Convenience wrapper that builds the default engine and returns the
recognized text string.

## FAQ

**Q: Do I need the `ocr-train` feature at runtime?**
A: No. Prototype generation is a one-off build step. Production binaries
only need the `ocr` or `ocr-ml` feature plus a JSON prototype file (if
classical) or the auto-downloaded models (if ML).

**Q: Can I use the ML backend without internet access?**
A: Yes. On a machine that does have internet, run `omniparse models
download` (or `omniparse models download --force` to refresh) and then
copy the resulting cache directory to the offline host.
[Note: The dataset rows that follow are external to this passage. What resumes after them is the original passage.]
struct SeqView {
  const uint8_t* base;
  int32_t len;
  uint8_t rc;
  uint8_t id;
  XM_INL uint8_t at(int i) const { XM_GLOBAL(const uint8_t)* const g = (XM_GLOBAL(const uint8_t)*)base; return rc ? bpComplement(g[len - 1 - i]) : g[i]; }
};

XM_INL uint64_t seqWord8(const SeqView& s, int i) {
  uint64_t x;
  if (!s.rc) {
    __builtin_memcpy(&x, (const void*)(s.base + i), 8);
    return x;
  }
  __builtin_memcpy(&x, (const void*)(s.base + (s.len - 8 - i)), 8);
  x = __builtin_bswap64(x);
  return ((x & 0x0101010101010101ull) << 3) | ((x & 0x0202020202020202ull) << 1) | ((x & 0x0404040404040404ull) >> 1) | ((x & 0x0808080808080808ull) >> 3);
}
XM_INL int seqMatchRun(const SeqView& a, int ai, const SeqView& b, int bi, int limit) {
  int k = 0;
  while (k + 8 <= limit && ai + k + 8 <= a.len && bi + k + 8 <= b.len) {
    const uint64_t t = seqWord8(a, ai + k) & seqWord8(b, bi + k);
    const uint64_t zero = ~(t + 0x7F7F7F7F7F7F7F7Full) & 0x8080808080808080ull;
    if (zero) return k + (__builtin_ctzll(zero) >> 3);
    k += 8;
  }
  while (k < limit && bpCanMatch(a.at(ai + k), b.at(bi + k))) k++;
  return k;
}
XM_INL int seqMatchRunBack(const SeqView& a, int ai, const SeqView& b, int bi, int limit) {
  int k = 0;
  while (k + 8 <= limit && ai - k - 7 >= 0 && bi - k - 7 >= 0) {
    const uint64_t t = seqWord8(a, ai - k - 7) & seqWord8(b, bi - k - 7);
    const uint64_t zero = ~(t + 0x7F7F7F7F7F7F7F7Full) & 0x8080808080808080ull;
    if (zero) return k + (__builtin_clzll(zero) >> 3);
    k += 8;
  }
  while (k < limit && bpCanMatch(a.at(ai - k), b.at(bi - k))) k++;
  return k;
}

XM_INL uint64_t seqAmbiguousBytes(uint64_t x) {
  x &= 0x0F0F0F0F0F0F0F0Full;
  const uint64_t pairs = (x & 0x0505050505050505ull) + ((x >> 1) & 0x0505050505050505ull);
  const uint64_t pop = (pairs & 0x0303030303030303ull) + ((pairs >> 2) & 0x0303030303030303ull);
  const uint64_t bad = pop ^ 0x0101010101010101ull;
  return (bad + 0x7F7F7F7F7F7F7F7Full) & 0x8080808080808080ull;
}
XM_INL uint64_t seqZeroBytes(uint64_t t) { return ~(t + 0x7F7F7F7F7F7F7F7Full) & 0x8080808080808080ull; }
XM_INL int seqCountAmbiguous(const SeqView& s, int start, int end) {
  int n = 0, i = start;
  for (; i + 8 <= end && i + 8 <= s.len && i >= 0; i += 8) n += __builtin_popcountll(seqAmbiguousBytes(seqWord8(s, i)));
  for (; i < end; i++) if (__builtin_popcount(s.at(i) & 15) != 1) n++;
  return n;
}

struct Params {
  double MutationPenalty, InsertionStart_Penalty, InsertionExtension_Penalty, DeletionStart_Penalty, DeletionExtension_Penalty,
      MaxErrorRate, UnalignedPenalty, AmbiguityPenalty, Max_PenaltySpan;
  int32_t MaxNumMatches;
  int32_t StartingInsertionStartFree;
  XM_INL double getStartingInsertionStartPenalty() const { return StartingInsertionStartFree ? 0.0 : InsertionStart_Penalty; }
  XM_INL double getMinPossibleNonzeroPenalty() const {
    double r = MutationPenalty;
    r = dmin(r, getStartingInsertionStartPenalty() + InsertionStart_Penalty);
    r = dmin(r, DeletionStart_Penalty + DeletionExtension_Penalty);
    return r;
  }
  XM_INL double getPenalty(uint8_t q, uint8_t r) const {
    if (!bpCanMatch(r, q)) return MutationPenalty;
    return AmbiguityPenalty * bpFalseNegativeRate((uint8_t)(q | r));
  }
};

Point the offline
binary at the copy via `OMNIPARSE_OCR_MODELS=/some/path`. The pre-built
Docker image (see project `Dockerfile`) already bakes the models in.

**Q: Why does the classical pipeline produce garbage on my photograph?**
A: Likely font mismatch. The classical recognizer shape-matches input
glyphs against trained prototypes. If the prototypes were trained from
Arial but the image is in Helvetica Neue, Futura, or the site's custom
brand font, shape distances won't match well. Identify the real font
(using WhatFont, Font Squirrel Matcherator, etc.) and retrain.

**Q: How much slower is ML OCR?**
A: Roughly 10–100× slower per image than the classical pipeline, but
still sub-second for most inputs on modern hardware. Enable
`ocr-parallel` if you're batching many images.

**Q: Can I train prototypes for non-Latin scripts?**
A: The training pipeline accepts any Unicode characters as the character
set argument. The feature extractor is script-agnostic. In practice the
bundled bigram table is English-only, so disable bigram rerank / beam
search for non-Latin scripts. The ML backend's bundled models are English-
only; multi-lingual models are on the ocrs-models roadmap.

**Q: Can I bundle models with my binary?**
A: Not on crates.io (10 MB package cap). For a private build, point
`OMNIPARSE_OCR_MODELS` at a known location and ship the `.rten` files
alongside your binary.

**Q: How do I disable the result cache?**

```sh
export OMNIPARSE_OCR_CACHE=0
```

**Q: Is there a version that runs in the browser / WASM?**
A: Not currently. The `image` crate decode path is WASM-compatible, and
`rten` has WASM support upstream, but the full omniparse build has not
been exercised against WASM targets. Try `cargo build --target wasm32-*
--features ocr-ml` and report issues.